The Tesla roadster in America....an amazing Lotus based sports car is electric with good performance and range figures. Apparently you can buy it with a solar panel kit making it near if not completely emmision free (in the use stage).

I heard George Monbiot suggest an infrastructure where stations are simply battery swapping points making electric cars more viable.


----------



## MrJay (13 Dec 2007)

andrewm":3rln5aqx said:


> What exactly is it that these protesters are protesting about? I know it is the price of petrol but are they unhappy about the price of crude or the tax on it?
> 
> If its the price of crude oil, and it has doubled in the past couple of years, then they really ought to be protesting somewhere like Riyadh because it is OPEC who are the price setters in this instance. If they increased production then the price would fall.
> 
> ...



Indeed, it's rather disingenuous to suggest that they're sticking up for poor beleaguered motorists everywhere when the hauliers gripe is the disparity between fuel duty here and on the continent putting them at a competitive disadvantage. Most of us aren't competing with motorists in Holland or wherever it is that Petrol is so cheap and will see no benefit at all from a reduced petrol duty.

Personally I'd rather see containers come over sans lorry and get loaded straight onto a train at the port; from whence it can wind it's way to vaguely close to it's destination before being picked up by lorry for the last leg of the journey. The idea of shipping each container over with it's own lorry attached when we have a mass transit system requires a special sort of madness.


----------



## cambournepete (13 Dec 2007)

MrJay":2z4tj1p3 said:


> With Gas, unlike coal and oil, the CO2 can be captured at source


And with coal and oil it's easier to collect the exhaust gases at source (power station) rather than on each individual car.


----------



## White House Workshop (13 Dec 2007)

Alternatives...

Fuel cells are one - there's a Honda available already that runs on hydrogen, but it's too dangerous to handle safely yet. The problem is we've all got used to the convenience of petrol - drive up, fill up, pay, drive away. You can't do that with hydrogen. Would you trust Essex Trev in his CorsaSDXL-GT-4V-4X4 and bar (with fluffy dice) to do it safely?

As for the electricity to produce the hydrogen in the first place why not use photovoltaics? The problem with them is the price - hence if petrol gets expensive then more cells will be produced which will bring down the price and make them more viable.

You can also use hydrogen to run ships, trains, planes, etc. The i.c.e. isn't dead by a long way, nor do I believe it will die but it'll change.

That's just one. There are other technology solutions; they're just too expensive compared to petrol - yet.

PS - petrol here went down 3p a litre the other day......


----------



## andrewm (13 Dec 2007)

MrJay":3uihihcx said:


> ... the hauliers gripe is the disparity between fuel duty here and on the continent putting them at a competitive disadvantage.

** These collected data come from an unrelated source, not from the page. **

@@ -3291,8 +3402,12 @@
         *g = recs + (int64_t)(e0 + k) * st_rb + *o;
       };
       auto by_word = [&](const uint8_t* b, uint8_t* g, int o) {
-        for (int w = 0; w < 16; w += 4)
-          *(uint32_t*)(g + w) = *(const uint32_t*)(b + w - (o + w >= d0 && o + w < d1 ? 4 * vw : 0));
+        uint32_t x[4];
+#pragma unroll
+        for (int w = 0; w < 4; ++w) x[w] = *(const uint32_t*)(b + 4 * w - (o + 4 * w >= d0 && o + 4 * w < d1 ? 4 * vw : 0));
+#pragma unroll
+        for (int w = 0; w < 4; ++w)
+          if (!head_word(o + 4 * w)) *(uint32_t*)(g + 4 * w) = x[w];
       };
       for (int base = tid - 128; base - (tid - 128) < total; base += 256) {
         const uint8_t *b0, *b1;
@@ -3301,7 +3416,7 @@
         piece(base, &b0, &g0, &o0);
         piece(base + 128, &b1, &g1, &o1);
         const bool a0 = base < total, a1 = base + 128 < total;
-        const bool w0 = o0 + 16 <= d0 || o0 >= d1, w1 = o1 + 16 <= d0 || o1 >= d1;
+        const bool w0 = whole(o0), w1 = whole(o1);
         uint4 x0 = make_uint4(0, 0, 0, 0), x1 = x0;
         if (a0 && w0) x0 = *(const uint4*)b0;
         if (a1 && w1) x1 = *(const uint4*)b1;
@@ -3311,15 +3426,19 @@
         if (a1 && !w1) by_word(b1, g1, o1);
       }
     }
-    __syncthreads();
-    if (wave == 0 && reset) chain(1, in1);
+    if (sbits != 0ull) {
+      __syncthreads();
+      if (wave == 0 && slow) chain(1, in1);
+    }
   }
   CBEV_STAMP(0, 2);
   if (wave == 0 && on) {
     if (reset) {
       hi[CBEV_HI_RS_FAST] |= (row + 1) << 1;
       if (K.stats != nullptr) K.stats[e].t0 = (double)wall_clock64();
-    }
+      if (V.cnt != nullptr) atomicAdd(V.cnt + (fast ? 0 : 1), 1ull);
+    }
+    if (PV && fold && V.acc != 0u && ptag.y == V.acc) V.pv[e].tag = 0u;
     uint8_t* g = recs + (int64_t)e * st_rb;
     double* ohd = (double*)(g + K.L.hd);
     int32_t* ohi = (int32_t*)(g + K.L.hi);
@@ -3347,6 +3466,7 @@
   uint8_t* trunc;
   int32_t* cause;
   float* info;
+  PvArgs pv;
 };
 
 struct RasterArgs {
@@ -3367,7 +3487,7 @@
       const TailArgs& T = M.T;
       EgoCarry C;
       ego_tail<false>(lds, M.recs, M.n, T.ne, T.rb, T.n0, T.np, T.raw_x, M.K, T.reward, T.term, T.trunc, T.cause,
-                      T.info, C);
+                      T.info, C, 0ull, &T.pv);
       return;
     }
   }
@@ -3814,6 +3934,13 @@
   } pend;
   const uint8_t* last_term;
   int last_n;
+  RPreview* pv_dev;
+  unsigned long long* pvcnt_dev;
+  int pv_on;
+  uint32_t serial;
+  int pv_live;
+  const void* pv_bank;
+  int pv_n_bank;
 };
 
 static int ego_ne_for(int per_env, int actor_cap) {
@@ -4018,6 +4145,8 @@
 static int step_begin(cbev_ctx* c, int n, uint8_t* term, void* stream, StepRun* R) {
   R->s = (hipStream_t)stream;
   R->K = kargs(c);
+  if (++c->serial == 0u) c->serial = 1u;
+  c->pv_live = 0;
   c->last_term = term;
   c->last_n = n;
   if (n > c->seq_n) c->seq_n = n;
@@ -4117,6 +4246,7 @@
   c->tail_ne = tail_ne_for(P, *caps, lay, ego_ne);
   c->split = c->tail_ne > 0;
   c->head_ne = head_ne_for();
+  c->pv_on = c->split && caps->actor_cap == 0;
   SgTables T;
   build_sg_tables(&T);
   hipError_t e = hipMemcpyToSymbol(HIP_SYMBOL(c_sg), &T, sizeof T);
@@ -4128,6 +4258,12 @@
   const size_t seq_bytes = (size_t)CBEV_RESET_MASK_MAX_N * sizeof(uint32_t);
   if (e == hipSuccess) e = hipMalloc(&c->seq_dev, seq_bytes);
   if (e == hipSuccess) e = hipMemset(c->seq_dev, 0, seq_bytes);
+  const size_t pv_bytes = (size_t)CBEV_RESET_MASK_MAX_N * sizeof(RPreview);
+  const bool pv_can = c->tail_ne > 0 && caps->actor_cap == 0;
+  if (pv_can && e == hipSuccess) e = hipMalloc(&c->pv_dev, pv_bytes);
+  if (pv_can && e == hipSuccess) e = hipMemset(c->pv_dev, 0, pv_bytes);
+  if (pv_can && e == hipSuccess) e = hipMalloc(&c->pvcnt_dev, 2 * sizeof(unsigned long long));
+  if (pv_can && e == hipSuccess) e = hipMemset(c->pvcnt_dev, 0, 2 * sizeof(unsigned long long));
   if (e == hipSuccess) {
     int khz = 0;
     e = hipDeviceGetAttribute(&khz, hipDeviceAttributeWallClockRate, device);
@@ -4293,6 +4429,8 @@
   if (c->err_dev) (void)hipFree(c->err_dev);
   if (c->nterm_dev) (void)hipFree(c->nterm_dev);
   if (c->seq_dev) (void)hipFree(c->seq_dev);
+  if (c->pv_dev) (void)hipFree(c->pv_dev);
+  if (c->pvcnt_dev) (void)hipFree(c->pvcnt_dev);
   if (c->area_dev) (void)hipFree(c->area_dev);
   if (c->fov_dev) (void)hipFree(c->fov_dev);
   free(c);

I've never quite understood this argument. If they are competing on international routes then they can fill up over there (and continental hauliers have to fill up over here when in the UK). If they are comparing purely national deliveries then continental hauliers are not competition. I would understand more if they were complaining about difference in vehicle excise.



MrJay":3uihihcx said:


> Personally I'd rather see containers come over sans lorry and get loaded straight onto a train at the port; from whence it can wind it's way to vaguely close to it's destination before being picked up by lorry for the last leg of the journey. The idea of shipping each container over with it's own lorry attached when we have a mass transit system requires a special sort of madness.



Compared to the UK much of the American rail system is pretty primative (apologies to our US members but you know it's true  ). However the one thing that I was constantly impressed by when I lived over there was how much freight gets moved by rail. It was quite common to see trains with four engines and 100 plus wagons. Bit of a pipper though when you get stuck at a level crossing while one goes through.

Andrew


----------



## MrJay (13 Dec 2007)

cambournepete":2xpzls4l said:


> MrJay":2xpzls4l said:
> 
> 
> > With Gas, unlike coal and oil, the CO2 can be captured at source
> ...



I wasn't suggesting using gas (the gassy stuff rather than the oily stuff if you're in the Colonies) as a fuel for cars; capturing CO2 from vehicle exhaust is plain silly - you'd need a CO2 tank three times the size of your petrol tank for starters. The CO2 from Gas however is capturable at source (the process of getting fossil fuels out the ground releases large amounts of CO2) and at power stations using existing technology today. There is no existing technology to do similar for Coal or Oil.


----------



## Taffy Turner (13 Dec 2007)

MrJay":33bdyme9 said:


> There is no existing technology to do similar for Coal or Oil.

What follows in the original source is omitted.